■ **Problem description**
Whatever the records say, give every one of them again exactly.

Collected data

# Yubo-Shankui/Bind-Your-Avatar-Implementation

Measured on AMD Instinct MI355X. Metric: denoise-steps/sec, higher is better.
Workload: dtype bf16; 1 GPU; BASELINE.json configs[1]: full transformer.forward, 49x480x720 (13x30x45 latent tokens + 226 text), 2 characters (2 ID + 2 audio), batch 1, random-init 8.6B-param architecture; layers=42, batch=1, launch=eager, parallelism=single GPU

## Files before the change

### bind_your_avatar_implementation_amd/_hip.py

```python
import ctypes
import os

from .build import LIB_PATH as _BUILT_LIB

LIB_PATH = os.environ.get("BYA_HIP_LIB") or _BUILT_LIB

_c = ctypes
_vp, _i32, _i64, _f32 = _c.c_void_p, _c.c_int32, _c.c_int64, _c.c_float


class GemmDesc(_c.Structure):
    _fields_ = [("M", _i32), ("N", _i32), ("K", _i32), ("batch", _i32),
                ("lda", _i32), ("ldw", _i32), ("ldc", _i32), ("ldres", _i32),
                ("a_batch_stride", _i64), ("c_batch_stride", _i64), ("res_batch_stride", _i64),
                ("gate_batch_stride", _i64), ("gate_split", _i32), ("act", _i32),
                ("n_split", _i32), ("c_split_stride", _i64), ("bias_rowscale", _vp), ("alpha", _f32)]


class GemmPlan(_c.Structure):
    _fields_ = [("path", _i32), ("m0", _i32), ("tail", _i32), ("split_k", _i32), ("row_chunks", _i32)]


class QkNormDesc(_c.Structure):
    _fields_ = [("qw", _vp), ("qb", _vp), ("kw", _vp), ("kb", _vp), ("cos", _vp), ("sin", _vp),
                ("text_rows", _i32), ("width", _i32), ("eps", _f32), ("k_scale", _f32)]


MX_KERNEL_FP6 = 16


class MxGemmCall(_c.Structure):
    _fields_ = [("A", _vp), ("a_scales", _vp), ("W", _vp), ("w_scales", _vp), ("bias", _vp), ("C", _vp),
                ("res", _vp), ("gate0", _vp), ("gate1", _vp), ("q_scales", _vp), ("norm", _c.POINTER(QkNormDesc)),
                ("a_fmt", _i32), ("w_fmt", _i32), ("out_fmt", _i32), ("kernel", _i32)]


class AttnDesc(_c.Structure):
    _fields_ = [("head_dim", _i32), ("heads", _i32), ("nb1", _i32), ("nb2", _i32), ("Sq", _i32), ("Skv", _i32),
                ("q_s1", _i64), ("q_s2", _i64), ("q_row", _i64),
                ("k_s1", _i64), ("k_s2", _i64), ("k_row", _i64),
                ("v_s1", _i64), ("v_s2", _i64), ("v_row", _i64),
                ("o_s1", _i64), ("o_s2", _i64), ("o_row", _i64),
                ("scale", _f32), ("scores_prescaled", _i32), ("score_bound", _f32),
                ("bound_dev", _vp), ("bound_slots", _i32), ("bound_heads", _i32), ("bound_bh0", _i32), ("fallback_flags", _vp)]


class AttnMixDesc(_c.Structure):
    _fields_ = [("head_dim", _i32), ("heads", _i32), ("n_id", _i32), ("n_grp", _i32), ("Sq", _i32), ("Skv", _i32),
                ("q_grp", _i64), ("q_row", _i64), ("k_id", _i64), ("k_grp", _i64), ("k_row", _i64),
                ("v_id", _i64), ("v_grp", _i64), ("v_row", _i64), ("z_grp", _i64), ("z_row", _i64), ("scale", _f32)]


class AttnPlan(_c.Structure):
    _fields_ = [("variant", _i32), ("grid", _i32), ("q_tile", _i32), ("stream_k", _i32), ("sk_rem", _i32), ("sk_cut", _i32),
                ("o_wide", _i32), ("second_launch", _i32)]


class AttnMixPlan(_c.Structure):
    _fields_ = [("form", _i32), ("head_dim", _i32), ("grid", _i32), ("row_chunks", _i32), ("lds_bytes", _i32), ("big_lds", _i32)]


class AttnTinyPlan(_c.Structure):
    _fields_ = [("instance", _i32), ("grid", _i32), ("waves", _i64)]


class RowGemmPlan(_c.Structure):
    _fields_ = [("form", _i32), ("ln", _i32), ("res", _i32), ("act", _i32), ("grid", _i32), ("crosses_row_block", _i32),
                ("work_items", _i64)]


class GroupAttnPlan(_c.Structure):
    _fields_ = [("P", _i32), ("G", _i32), ("wide", _i32), ("blocks", _i32), ("tiles", _i64)]


class LayerNormPlan(_c.Structure):
    _fields_ = [("kernel", _i32), ("vec", _i32), ("nv", _i32), ("modulated", _i32), ("rows_per_wave", _i32), ("grid", _i32),
                ("waves", _i64)]


class QkNormRopePlan(_c.Structure):
    _fields_ = [("stats", _i32), ("only", _i32), ("grid", _i32), ("slots", _i32), ("pairs", _i64), ("waves", _i64)]


class RouterChainPlan(_c.Structure):
    _fields_ = [("tiles", _i32), ("tp0", _i32), ("grid", _i32), ("passes", _i32), ("tiles_last", _i32), ("wgs_last", _i32)]


class StepPlan(_c.Structure):
    _fields_ = [("kernel", _i32), ("grid", _i32), ("rounds", _i32), ("reserved", _i32), ("items", _i64), ("items_per_round", _i64)]


class SchedCoef(_c.Structure):
    _fields_ = [("guidance", _f32), ("sqrt_alpha", _f32), ("sqrt_beta", _f32), ("k_sample", _f32),
                ("k_denoised", _f32), ("k_noise", _f32), ("k_cur", _f32), ("k_old", _f32)]
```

■ **Expected answer**
# Yubo-Shankui/Bind-Your-Avatar-Implementation

Measured on AMD Instinct MI355X. Metric: denoise-steps/sec, higher is better.
Workload: dtype bf16; 1 GPU; BASELINE.json configs[1]: full transformer.forward, 49x480x720 (13x30x45 latent tokens + 226 text), 2 characters (2 ID + 2 audio), batch 1, random-init 8.6B-param architecture; layers=42, batch=1, launch=eager, parallelism=single GPU

## Files before the change

### bind_your_avatar_implementation_amd/_hip.py

```python
import ctypes
import os

from .build import LIB_PATH as _BUILT_LIB

LIB_PATH = os.environ.get("BYA_HIP_LIB") or _BUILT_LIB

_c = ctypes
_vp, _i32, _i64, _f32 = _c.c_void_p, _c.c_int32, _c.c_int64, _c.c_float


class GemmDesc(_c.Structure):
    _fields_ = [("M", _i32), ("N", _i32), ("K", _i32), ("batch", _i32),
                ("lda", _i32), ("ldw", _i32), ("ldc", _i32), ("ldres", _i32),
                ("a_batch_stride", _i64), ("c_batch_stride", _i64), ("res_batch_stride", _i64),
                ("gate_batch_stride", _i64), ("gate_split", _i32), ("act", _i32),
                ("n_split", _i32), ("c_split_stride", _i64), ("bias_rowscale", _vp), ("alpha", _f32)]


class GemmPlan(_c.Structure):
    _fields_ = [("path", _i32), ("m0", _i32), ("tail", _i32), ("split_k", _i32), ("row_chunks", _i32)]


class QkNormDesc(_c.Structure):
    _fields_ = [("qw", _vp), ("qb", _vp), ("kw", _vp), ("kb", _vp), ("cos", _vp), ("sin", _vp),
                ("text_rows", _i32), ("width", _i32), ("eps", _f32), ("k_scale", _f32)]


MX_KERNEL_FP6 = 16


class MxGemmCall(_c.Structure):
    _fields_ = [("A", _vp), ("a_scales", _vp), ("W", _vp), ("w_scales", _vp), ("bias", _vp), ("C", _vp),
                ("res", _vp), ("gate0", _vp), ("gate1", _vp), ("q_scales", _vp), ("norm", _c.POINTER(QkNormDesc)),
                ("a_fmt", _i32), ("w_fmt", _i32), ("out_fmt", _i32), ("kernel", _i32)]


class AttnDesc(_c.Structure):
    _fields_ = [("head_dim", _i32), ("heads", _i32), ("nb1", _i32), ("nb2", _i32), ("Sq", _i32), ("Skv", _i32),
                ("q_s1", _i64), ("q_s2", _i64), ("q_row", _i64),
                ("k_s1", _i64), ("k_s2", _i64), ("k_row", _i64),
                ("v_s1", _i64), ("v_s2", _i64), ("v_row", _i64),
                ("o_s1", _i64), ("o_s2", _i64), ("o_row", _i64),
                ("scale", _f32), ("scores_prescaled", _i32), ("score_bound", _f32),
                ("bound_dev", _vp), ("bound_slots", _i32), ("bound_heads", _i32), ("bound_bh0", _i32), ("fallback_flags", _vp)]


class AttnMixDesc(_c.Structure):
    _fields_ = [("head_dim", _i32), ("heads", _i32), ("n_id", _i32), ("n_grp", _i32), ("Sq", _i32), ("Skv", _i32),
                ("q_grp", _i64), ("q_row", _i64), ("k_id", _i64), ("k_grp", _i64), ("k_row", _i64),
                ("v_id", _i64), ("v_grp", _i64), ("v_row", _i64), ("z_grp", _i64), ("z_row", _i64), ("scale", _f32)]


class AttnPlan(_c.Structure):
    _fields_ = [("variant", _i32), ("grid", _i32), ("q_tile", _i32), ("stream_k", _i32), ("sk_rem", _i32), ("sk_cut", _i32),
                ("o_wide", _i32), ("second_launch", _i32)]


class AttnMixPlan(_c.Structure):
    _fields_ = [("form", _i32), ("head_dim", _i32), ("grid", _i32), ("row_chunks", _i32), ("lds_bytes", _i32), ("big_lds", _i32)]


class AttnTinyPlan(_c.Structure):
    _fields_ = [("instance", _i32), ("grid", _i32), ("waves", _i64)]


class RowGemmPlan(_c.Structure):
    _fields_ = [("form", _i32), ("ln", _i32), ("res", _i32), ("act", _i32), ("grid", _i32), ("crosses_row_block", _i32),
                ("work_items", _i64)]


class GroupAttnPlan(_c.Structure):
    _fields_ = [("P", _i32), ("G", _i32), ("wide", _i32), ("blocks", _i32), ("tiles", _i64)]


class LayerNormPlan(_c.Structure):
    _fields_ = [("kernel", _i32), ("vec", _i32), ("nv", _i32), ("modulated", _i32), ("rows_per_wave", _i32), ("grid", _i32),
                ("waves", _i64)]


class QkNormRopePlan(_c.Structure):
    _fields_ = [("stats", _i32), ("only", _i32), ("grid", _i32), ("slots", _i32), ("pairs", _i64), ("waves", _i64)]


class RouterChainPlan(_c.Structure):
    _fields_ = [("tiles", _i32), ("tp0", _i32), ("grid", _i32), ("passes", _i32), ("tiles_last", _i32), ("wgs_last", _i32)]


class StepPlan(_c.Structure):
    _fields_ = [("kernel", _i32), ("grid", _i32), ("rounds", _i32), ("reserved", _i32), ("items", _i64), ("items_per_round", _i64)]


class SchedCoef(_c.Structure):
    _fields_ = [("guidance", _f32), ("sqrt_alpha", _f32), ("sqrt_beta", _f32), ("k_sample", _f32),
                ("k_denoised", _f32), ("k_noise", _f32), ("k_cur", _f32), ("k_old", _f32)]
```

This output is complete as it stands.